The term Just Energy Transition (JET)’s main focus is to transition South Africa’s energy sector in an effort to move away from coal to a more cleaner and environmentally healthy source of energy. It is part of the Presidential Climate Commission’s work, which is focused on achieving a “Just Energy Transition” to make sure that communities and people who depend on high-emitting energy sources like coal are not left behind as society transitions to a low-emissions economy.
So how much will this transition cost? It is estimated that the cost of South Africa’s just energy transition will be around R1.5 trillion ($97 billion) and would be spread out over the next 5 years. This is in effort to reduce carbon emissions. The estimated amount to be invested in the Just Energy Transition is substantial, but in the long run, will boost South Africa’s economy and will yield great results and gains by the year 2050, if its implementation runs smoothly. Below is a breakdown of the cost of South Africa’s Just Energy Transition.
Cost of Just Energy Transition (JET) in 2023-2030
As stated above by 2030, the Just Energy Transition will bring about economic gains for South Africa. In fact, if it is implemented correctly the $97 billion used for the Just Energy transition will be regained, even doubled. The Just Energy Transition will reduce carbon emissions, which means gains in trade for South African Exports. It will also reduce the amount spent to curb load-shedding.
As the country moves away from coal and to mainly using renewables, the more noticeable these gains would be. This will also be in South Africa’s best interests in the sense that this investment in Just Energy Transition will replace South Africa’s unreliable and old coal power plants. Renewables can help reduce loadshedding, which is already costing the country an estimated $24 billion as of 2022. If the country can overcome this and reduce loadshedding, it is expected to save about $192 billion by 2030, that is $24 billion for 8 years. That amount can be used to cover the $97 billion used for the JET.
The Just Energy Transition would also reduce the carbon intensity of the country’s exports, by improving the country’s competitiveness on global markets. About one-third of South Africa’s exports would be at risk if the European Union implemented a carbon tax at the border, which could result in a loss of $8 billion annually or $64 billion by 2030. Reduced air and water pollution would also improve the health and productivity of workers while lowering the danger of premature death.
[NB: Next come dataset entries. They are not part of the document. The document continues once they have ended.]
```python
class MultiContext:

    def __init__(self, devices):
        self._lib = L.load()
        arr = (C.c_int * len(devices))(*[int(d) for d in devices])
        h = C.c_void_p()
        st = self._lib.lsqr_multi_create(arr, len(devices), C.byref(h))
        if st != L.OK:
            raise L.LsqrError(st, "lsqr_multi_create(%s): %s" % (list(devices), self._lib.lsqr_status_string(st).decode()))
        self._h = h
        self.size = len(devices)
        self.cfg = None

    def close(self):
        if getattr(self, "_h", None):
            self._lib.lsqr_multi_destroy(self._h)
            self._h = None

    __del__ = close
# ... 91 lines not shown
```

### lsqrrecipes_amd/csrc/axis.h

```cpp
#pragma once
#include <hip/hip_runtime.h>
#include <stdint.h>

#include "cells.h"

namespace lsqr {

struct CellAxis {
  float e[3];
  float tmax;
};
constexpr int kAxisGroup = 8;

template <int NPT>
__global__ __launch_bounds__(256) void k_cell_moments(const double *__restrict__ sorted, size_t ns, uint32_t ncells,
                                                      const CellBox *__restrict__ boxes, double *__restrict__ mom) {
  const uint32_t cell = blockIdx.x * 4 + (threadIdx.x >> 6);
  if (cell >= ncells) return;
  const int lane = threadIdx.x & 63;
  constexpr uint32_t CP = 64 * NPT;
  const CellBox bx = boxes[cell];
  double s[10] = {0, 0, 0, 0, 0, 0, 0, 0, 0, 0};
  for (int k = 0; k < NPT; k++) {
    const size_t i = (size_t)cell * CP + k * 64 + lane;
// ... 124 lines not shown
  bool ok[NPT];
#pragma unroll
  for (int k = 0; k < NPT; k++) {
    const unsigned long long v = s[k * 64 + lane];
    const uint32_t src = (uint32_t)(v & 0xFFFFFFFFu), key = (uint32_t)(v >> 32);
    ok[k] = key != 0xFFFFFFFFu;
    const size_t i = (size_t)cell * CP + (ok[k] ? src : 0);
    const size_t ic = i < ns ? i : 0;
    px[k] = sorted[ic * 3], py[k] = sorted[ic * 3 + 1], pz[k] = sorted[ic * 3 + 2];
    uint32_t u = key;
    u ^= (u >> 31) ? 0x80000000u : 0xFFFFFFFFu;
    tv[k] = ok[k] ? __builtin_bit_cast(float, u) : __builtin_inff();
  }
  asm volatile("s_waitcnt vmcnt(0)" ::: "memory");
  __syncthreads();
  if (!live) return;
#pragma unroll
  for (int k = 0; k < NPT; k++) {
    const size_t i = (size_t)cell * CP + k * 64 + lane;
    cellT[i] = tv[k];
    if (ok[k] && i < ns) sorted[i * 3] = px[k], sorted[i * 3 + 1] = py[k], sorted[i * 3 + 2] = pz[k];
  }
  if (lane == 0) axis[cell].tmax = tmax;
}

template <int PP>
__global__ __launch_bounds__(512) void k_bound_axis(const CellBox *__restrict__ boxes, const CellAxis *__restrict__ axis,
                                                    const float *__restrict__ cellT, size_t ns, uint32_t ncells,
                                                    const float *__restrict__ rows, uint32_t H,
                                                    const uint32_t *__restrict__ h_dev, CellConsts cc, float thr_up,
                                                    float thr_dn, float xabs, uint32_t cells_per_block,
                                                    uint32_t *__restrict__ ub, uint32_t *__restrict__ lb) {
  typedef PlaneCell<3> CM;
  constexpr uint32_t CP = 128 * PP;
  constexpr int ROW = CM::ROW, NR4 = ROW / 4;
  const int lane = threadIdx.x & 63;
  if (h_dev) {
    const uint32_t hd = *h_dev;
    H = hd < H ? hd : H;
  }
  const uint32_t grp = blockIdx.y * 8 + (threadIdx.x >> 6);
  const uint32_t h = grp * 64 + lane;
  if (blockIdx.y * 512 >= H) return;
  const bool active = h - lane < H;
  float row[ROW];
  {
// ... 184 lines not shown
```

### lsqrrecipes_amd/csrc/cells.h

```cpp
#pragma once
#include <hip/hip_runtime.h>
#include <stdint.h>

#include "models.h"

#pragma clang diagnostic ignored "-Winline-asm"

namespace lsqr {

constexpr int kCellPtsMin = 128;
constexpr uint32_t kGroupPad = 4, kCellPad = 16;
constexpr uint32_t kBlockPad = 6;
constexpr uint32_t kQueues = 32;
constexpr uint32_t kQueuePitch = 1088;

struct CellBox {
  float c[3];
  float h[3];
  float pad[2];
};

__device__ inline unsigned long long ord_u64(double v) {
  unsigned long long b;
  __builtin_memcpy(&b, &v, 8);
  return (b >> 63) ? ~b : (b | 0x8000000000000000ULL);
}
inline double ord_u64_inv(unsigned long long o) {
  unsigned long long b = (o >> 63) ? (o & 0x7FFFFFFFFFFFFFFFULL) : ~o;
  double v;
  memcpy(&v, &b, 8);
  return v;
}

struct BoundsRow {
  unsigned long long mn[3], mx[3], amax, nonfinite;
};
template <int D>
__global__ __launch_bounds__(256) void k_bounds(const double *__restrict__ data, size_t stride,
                                                size_t n, BoundsRow *__restrict__ rows) {
  unsigned long long mn[D], mx[D], am = 0, bad = 0;
  for (int d = 0; d < D; d++) mn[d] = ~0ULL, mx[d] = 0ULL;
  auto one = [&](const double(&x)[D]) {
// ... 539 lines not shown
      sb.c[d] = cf;
      sb.h[d] = (!nan && hd <= 3.4e38) ? f32_up(hd) : 3.4028234e38f;
      r2 += (double)sb.h[d] * (double)sb.h[d];
    } else {
      sb.c[d] = 0.0f;
      sb.h[d] = 0.0f;
    }
  }
  const double rad = sqrt(r2) * (1.0 + 1e-6);
  sb.pad[0] = rad <= 3.4e38 ? f32_up(rad) : 3.4028234e38f;
  sb.pad[1] = 0.0f;
  sboxes[sc] = sb;
}

struct CellConsts {
  float f[8];
};
template <class CM>
constexpr bool cell_prepared() {
  if constexpr (requires { CM::PREPARED; }) return CM::PREPARED != 0;
  return false;
}
template <class CM>
struct HypWords {
  static_assert(sizeof(typename CM::Hyp) % 16 == 0, "a prepared Hyp is padded to a multiple of 16 bytes");
  enum { N4 = sizeof(typename CM::Hyp) / 16 };
  float w[4 * N4];
};
__device__ inline double f64_from(const float *w) {
  const unsigned long long bits = (unsigned long long)__builtin_bit_cast(uint32_t, w[0]) |
                                  ((unsigned long long)__builtin_bit_cast(uint32_t, w[1]) << 32);
  return __builtin_bit_cast(double, bits);
}

template <int D>
struct PlaneCell {
  typedef PlaneModel<D> M;
  enum { NB = 6, NV = 4, RELATIVE = 1, ROW = 4 * D, ROW_F32 = 0, ROW2 = 0, ROW2_OFF = 0 };
  enum { DEFAULT_CELL = 512, LDS_BROADCAST = 0, MIN_WAVES = 6 };
  enum { LDS_BROADCAST_PAIRS = 1 };
  enum { FULL_COUNT_PAIRS = 1 };
  enum { USE_BOUND = 1 };
  enum { BOUND_MERGE = 4 };
  struct Hyp {
    double n[3], c;
    float nf[3], e0;
  };
  enum { PREPARED = 1 };
  static __device__ inline void load(const float *row, const float *row2, bool valid,
                                     const CellConsts &cc, Hyp &h) {
    prepare(row, row2, valid, cc, h);
  }
  static __device__ inline void prepare(const float *row, const float *, bool valid,
                                        const CellConsts &cc, Hyp &h) {
    double r[2 * D];
#pragma unroll
    for (int i = 0; i < 2 * D; i++) r[i] = f64_from(row + 2 * i);
    bool ok = true;
    h.c = 0.0;
#pragma unroll
    for (int i = 0; i < 3; i++) {
      const double ni = i < D ? (valid ? r[i] : __builtin_nan("")) : 0.0;
      h.n[i] = ni;
      h.nf[i] = (float)ni;
      if (i < D) {
        h.c += ni * r[D + i];
        ok = ok && fabs(ni) <= 1.0000001;
      }
    }
    h.e0 = ok ? cc.f[2] : __builtin_inff();
  }
  static __device__ inline bool level1(const Hyp &h, const CellBox &b, const double *ctr,
                                       const CellConsts &cc, float *bc) {
    double d = -h.c;
    float rr = 0.0f;
#pragma unroll
    for (int i = D - 1; i >= 0; i--) {
      d = fma(h.n[i], ctr[i], d);
      rr = __builtin_fmaf(__builtin_fabsf(h.nf[i]), b.h[i], rr);
    }
    const float d0 = (float)d;
    const float E = __builtin_fmaf(rr, cc.f[3], h.e0);
    const float tout = (cc.f[1] + E) * 1.0000003f;
    const float tin = (cc.f[0] - E) * 0.9999997f;
    bc[0] = h.nf[0], bc[1] = h.nf[1], bc[2] = h.nf[2], bc[3] = d0, bc[4] = tin, bc[5] = tout;
    return __builtin_fabsf(d0) < (rr + tout) * 1.000004f;
  }
  static __device__ inline v2f value(const v2f *xs, const v2f *fp) {
    v2f s = fp[3];
    if (D == 3) s = __builtin_elementwise_fma(xs[2], fp[2], s);
    s = __builtin_elementwise_fma(xs[1], fp[1], s);
    s = __builtin_elementwise_fma(xs[0], fp[0], s);
    return s;
  }
};

inline float f32_up_host(double v) {
  float f = (float)v;
  if ((double)f < v) f = nextafterf(f, INFINITY);
  return f;
}
inline float f32_down_host(double v) {
  float f = (float)v;
  if ((double)f > v) f = nextafterf(f, -INFINITY);
  return f;
}
template <int D>
inline CellConsts cell_consts(const PlaneCell<D> *, const ModelConsts &mc) {
  const double u = 5.9604644775390625e-08;
// ... 687 lines not shown
#pragma unroll
  for (int k = 0; k < NH4; k++)
    out[(size_t)h * NH4 + k] = make_float4(hw.w[4 * k], hw.w[4 * k + 1], hw.w[4 * k + 2], hw.w[4 * k + 3]);
}
template <class CM>
__device__ __forceinline__ typename CM::Hyp hyp_from(const float4 (&v)[HypWords<CM>::N4]) {
  HypWords<CM> hw;
#pragma unroll
  for (int k = 0; k < HypWords<CM>::N4; k++)
    hw.w[4 * k] = v[k].x, hw.w[4 * k + 1] = v[k].y, hw.w[4 * k + 2] = v[k].z, hw.w[4 * k + 3] = v[k].w;
  return __builtin_bit_cast(typename CM::Hyp, hw);
}
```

The sum of these three advantages would spur economic expansion in South Africa and support the creation of new jobs in a number of low-carbon and environmentally friendly industries (such as batteries and renewable energy). In the recently released Country Climate and Development Report by the World Bank, it was calculated that the JET may generate up to 1 million jobs between 2023 and 2050, which is a significant increase over the estimated 300,000 jobs that will be lost. However, in order to lessen the negative effects on fired employees and the surrounding communities, South Africa will need to create both sufficient safety nets and active labour programmes.
Financing sources for the Just Energy Transition
Due to Eskom’s failing power, the government had spent about $3 billion, between 2021 and 2022 to keep it standing. If Eskom can be restored back to its historical excellence, through the Just Energy Transition then the amount could be cut in half. Thereby saving $12 billion in taxpayers’ money from 2023 to 2030. Bringing forward the carbon tax expansion, which the National Treasury has targeted for 2026, might be another source of funding. By 2030, eliminating the current exclusions and gradually raising the tax rate may bring in an extra $8 billion.
The finance gap would thus be roughly $11 billion in 2023-30, which may be obtained from outside sources. Given that it contributes to a global public benefit, the international community is prepared to offer concessional financing to support South Africa’s decarbonization efforts. Five donors—the European Union, the United States, Germany, France, and the United Kingdom—have agreed to contribute a total of $8.5 billion over the next five years for this purpose. And other international financial organisations, in particular the World Bank and the African Development Bank, are prepared to support South Africa by providing budget support and blending financial instruments to lower risks for private investors, among other means.